Alcune abitudini adottate per il timore di un presunto ‘dolore da maltempo’ rischiano di peggiorare le cose, avvertono i medici. “In previsione di un peggioramento del tempo”, per esempio, “chi può si concede una giornata più sedentaria che però concorre a peggiorare la mobilità delle articolazioni. In più, temendo di soffrire, dopo aver dato un’occhiata al meteo si tende a notare fastidi sui quali prima non ci si sarebbe soffermati troppo”. Addirittura “esistono negli Stati Uniti siti che, insieme alle previsioni meteo, danno un bollettino sul rischio di peggioramento dell’artrite”. Ma “non essendoci nessuna convalida scientifica, consultarli può essere controproducente”.

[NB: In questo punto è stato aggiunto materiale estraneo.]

# XinMing0411/zero-shot-AAC

Hardware: AMD Instinct MI355X
Metric: audio clips/sec end-to-end (encode+mapper+GPT-2 decode), Clotho-eval bs=64 (higher is better)
Workload: dtype bf16

## Files before the change

### zero-shot-aac_amd/csrc/decode_grid.hip

```cpp
#include <type_traits>

#include "common.h"

#pragma clang fp contract(off)

namespace zs {
int g_dp_spin = 0;
int g_dg_exp = 0;
int g_dg_dynf = 1;
int g_dp_abort = -1;
int g_dg_win_lo = 0;
int g_dg_win_hi = 62;
namespace dg {

constexpr int D = 768, NH = 12, HD = 64, DFF = 3072, NLY = 12, RM = 64, QKVN = 3 * D;
constexpr int NW = 4, NT = 64 * NW;
constexpr int KSD = D / 32, KSF = DFF / 32;
constexpr int QS = KSD / NW, QF = KSF / NW;
constexpr int NCB_Q = QKVN / 16, NCB_D = D / 16, NCB_F = DFF / 16;
constexpr unsigned SPIN_MAX = 1u << 22;
#ifndef DG_NSH
#define DG_NSH 8
#endif
constexpr int NSH = DG_NSH;
// ... 262 lines not shown
typedef __attribute__((ext_vector_type(2))) float f32x2_t;
__device__ __forceinline__ float dot2bf(unsigned x, unsigned y, float c) {
  return __builtin_amdgcn_fdot2_f32_bf16(__builtin_bit_cast(bf16x2_t, x), __builtin_bit_cast(bf16x2_t, y),
                                         c, false);
}
template <int NRB>
__device__ __forceinline__ void ln_stats(const u32x4_t* xf, const Sm& sm, int rb0) {
  const int tid = otid(), v = tid >> 6, lane = tid & 63, fr = lane & 15;
  constexpr unsigned ONE2 = 0x3f803f80u;
#pragma unroll
  for (int rb = 0; rb < NRB; ++rb) {
    float s = 0.f, q = 0.f;
#pragma unroll
    for (int i = 0; i < QS; ++i) {
      const u32x4_t u = xf[rb * QS + i];
      s = dot2bf(u.x, ONE2, s); q = dot2bf(u.x, u.x, q);
      s = dot2bf(u.y, ONE2, s); q = dot2bf(u.y, u.y, q);
      s = dot2bf(u.z, ONE2, s); q = dot2bf(u.z, u.z, q);
      s = dot2bf(u.w, ONE2, s); q = dot2bf(u.w, u.w, q);
    }
    s = add32(add16(s));
    q = add32(add16(q));
    if (lane < 16) {
      sm.ln[v * RM + 16 * (rb0 + rb) + fr] = s;
      sm.ln[(NW + v) * RM + 16 * (rb0 + rb) + fr] = q;
    }
  }
}
__device__ __forceinline__ void ln_row(const Sm& sm, int r, float& mean, float& rstd) {
  const float* l2 = sm.ln + NW * RM;
  mean = ((sm.ln[r] + sm.ln[RM + r]) + (sm.ln[2 * RM + r] + sm.ln[3 * RM + r])) * (1.0f / D);
  const float ex2 = ((l2[r] + l2[RM + r]) + (l2[2 * RM + r] + l2[3 * RM + r])) * (1.0f / D);
  rstd = rsqrtf(fmaxf(fmaf(-mean, mean, ex2), 0.f) + 1e-5f);
}
template <int NC>
__device__ __forceinline__ void stage_cb(const Sm& sm, const float* b2, int N, int n0) {
  static_assert(NC <= 64, "SM_CB holds 64 columns");
  const int t = otid();
  if (t < NC) sm.cb[t] = b2[n0 + t];
  else if (t >= 64 && t < 64 + NC) sm.cb[t] = b2[N + n0 + t - 64];
}
__device__ __forceinline__ float4 cb_quad(const Sm& sm, int lc, int row1) {
  return *reinterpret_cast<const float4*>(sm.cb + 64 * row1 + lc);
}
__device__ __forceinline__ float4 ln_fold(f32x4_t s, float mean, float rstd, float4 cs, float4 b) {
  return make_float4(fmaf(rstd, fmaf(-mean, cs.x, s[0]), b.x), fmaf(rstd, fmaf(-mean, cs.y, s[1]), b.y),
                     fmaf(rstd, fmaf(-mean, cs.z, s[2]), b.z), fmaf(rstd, fmaf(-mean, cs.w, s[3]), b.w));
}

template <int NRB>
__device__ __forceinline__ void embed_frags(const Args& a, const Sm& sm, int rb0, u32x4_t* xf) {
  const int tid = otid(), v = tid >> 6, lane = tid & 63, fr = lane & 15, fk = 8 * (lane >> 4);
#pragma unroll
  for (int rb = 0; rb < NRB; ++rb) {
    const int row = 16 * (rb0 + rb) + fr;
    const bf16_t* te = a.wte + (long)sm.tok[row] * D + fk;
#pragma unroll
    for (int i = 0; i < QS; ++i)
      xf[rb * QS + i] = *reinterpret_cast<const u32x4_t*>(te + 32 * (QS * v + i));
  }
#pragma unroll
  for (int rb = 0; rb < NRB; ++rb) {
    const int row = 16 * (rb0 + rb) + fr;
    const bf16_t* pe = a.wpe + (long)sm.pos[row] * D + fk;
    u32x4_t pu[QS];
#pragma unroll
    for (int i = 0; i < QS; ++i) pu[i] = *reinterpret_cast<const u32x4_t*>(pe + 32 * (QS * v + i));
#pragma unroll
    for (int i = 0; i < QS; ++i) {
      float t[8], p[8];
      unpack8(xf[rb * QS + i], t);
      unpack8(pu[i], p);
#pragma unroll
      for (int e = 0; e < 8; ++e) t[e] += p[e];
      xf[rb * QS + i] = pack8(t);
    }
  }
}
__device__ __forceinline__ float4 embed_quad(const Args& a, const Sm& sm, int row, int col) {
  const uint2 t = *reinterpret_cast<const uint2*>(a.wte + (long)sm.tok[row] * D + col);
  const uint2 p = *reinterpret_cast<const uint2*>(a.wpe + (long)sm.pos[row] * D + col);
  return make_float4(__uint_as_float(t.x << 16) + __uint_as_float(p.x << 16),
                     __uint_as_float(t.x & 0xffff0000u) + __uint_as_float(p.x & 0xffff0000u),
                     __uint_as_float(t.y << 16) + __uint_as_float(p.y << 16),
                     __uint_as_float(t.y & 0xffff0000u) + __uint_as_float(p.y & 0xffff0000u));
}

template <int CB, int RB>
struct Rounds {
  static constexpr int CPR = CB < 8 / RB ? CB : 8 / RB;
  static constexpr int NR = (CB + CPR - 1) / CPR;
  static constexpr int NJ = (CPR * RB + NW - 1) / NW;
};
template <int CB, int RB, int PF, typename LoadW, typename Epi>
__device__ __forceinline__ void gemm_rounds(const u32x4_t* xf, u32x4_t* wpf, f32x4_t* red,
                                            LoadW&& loadw, Epi&& epi) {
  constexpr int CPR = Rounds<CB, RB>::CPR, NR = Rounds<CB, RB>::NR;
  static_assert(PF == CB || PF == CPR, "weight prefetch rounds");
  static_for<NR>([&](auto rr) {
    constexpr int r = decltype(rr)::value, c0 = r * CPR;
    constexpr int NC = CB - c0 < CPR ? CB - c0 : CPR;
    f32x4_t acc[NC * RB];
#pragma unroll
    for (int t = 0; t < NC * RB; ++t) acc[t] = f32x4_t{0.f, 0.f, 0.f, 0.f};
#pragma unroll
    for (int s = 0; s < QS; ++s)
#pragma unroll
      for (int c = 0; c < NC; ++c)
#pragma unroll
        for (int rb = 0; rb < RB; ++rb)
          acc[c * RB + rb] = mfma(wpf[((PF == CB ? c0 : 0) + c) * QS + s], xf[rb * QS + s], acc[c * RB + rb]);
    if constexpr (PF != CB && c0 + CPR < CB) {
      loadw(c0 + CPR, std::integral_constant<int, (CB - c0 - CPR < CPR ? CB - c0 - CPR : CPR)>{}, wpf);
      __builtin_amdgcn_sched_barrier(0);
    }
    reduce_tiles<NC * RB>(red, acc, [&](int j, int t, f32x4_t s) { epi(r, j, c0 + t / RB, t % RB, s); });
  });
}

template <int G, bool PM>
__device__ __forceinline__ void phase_a(const Args& a, const Rs& rs, int l, int w, const Sm& sm,
                                        u32x4_t* wq) {
  using Gm = Geo<G>;
  constexpr int CB = Gm::ACB, RB = Gm::ARB, NCG = NCB_Q / CB;
  const int tid = otid(), v = tid >> 6, lane = tid & 63;
  const int cb0 = (w % NCG) * CB, rb0 = (w / NCG) * RB;
  u32x4_t xf[RB * QS];
  if (l == 0) embed_frags<RB>(a, sm, rb0, xf);
  else lda<RB, QS>(rs.xb, KSD, rb0, QS * v, xf);
  if constexpr (PM) ldw<Gm::APF, QS>(a.wq[l], KSD, cb0, QS * v, wq);
  stage_cb<16 * CB>(sm, a.bq[l], QKVN, 16 * cb0);
  __builtin_amdgcn_sched_barrier(0);
  ln_stats<RB>(xf, sm, rb0);
  const __amdgpu_buffer_rsrc_t rk = mk(a.kc[l], a.kv_bytes), rv = mk(a.vc[l], a.kv_bytes);
  gemm_rounds<CB, RB, Gm::APF>(xf, wq, sm.red,
      [&](int c, auto n, u32x4_t* wr) { ldw<decltype(n)::value, QS>(a.wq[l], KSD, cb0 + c, QS * (otid() >> 6), wr); },
      [&](int r, int j, int c, int rb, f32x4_t s) {
        const int row = 16 * (rb0 + rb) + (lane & 15), col = 16 * (cb0 + c) + 4 * (lane >> 4);
        if (row >= a.R) return;
        float mean, rstd;
        ln_row(sm, row, mean, rstd);
        const int lc = 16 * c + 4 * (lane >> 4);
        const float4 o4 = ln_fold(s, mean, rstd, cb_quad(sm, lc, 1), cb_quad(sm, lc, 0));
        const u32x2_t o{pk2bf(o4.x, o4.y), pk2bf(o4.z, o4.w)};
        if (col < D) {
          st8(rs.q, (row * D + col) * 2, o);
        } else {
          const int j = col - D, kv = j >= D, jj = kv ? j - D : j;
          const int off = ((((row * NH + jj / HD) * a.Lmax) + sm.pos[row]) * HD + (jj % HD)) * 2;
          st8(kv ? rv : rk, off, o);
        }
      });
}
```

Come si possono prevenire o lenire questi dolori? “Essere attivi mantiene muscoli, tendini e legamenti elastici e mobili”, è la prima raccomandazione. “Si può praticare stretching o yoga per aumentarne la flessibilità ed evitare di sentirsi ‘scricchiolanti’. Quando non si può fare esercizio fisico – suggeriscono gli esperti – è utile mantenere il corpo al caldo: una doccia o un cuscinetto riscaldante possono calmare il dolore lieve. Non esiste, però, una cura risolutiva per le artriti. Si ricorre perciò a trattamenti di diverso tipo (gli antinfiammatori da assumere per bocca o da applicare sulla parte interessata, la fisioterapia) che leniscono i sintomi e migliorano la mobilità”, ma “è sempre bene consultare il medico per evitare di prolungare troppo terapie che potrebbero essere nocive. Nei casi più gravi, infine, si procede con la sostituzione chirurgica dell’articolazione”.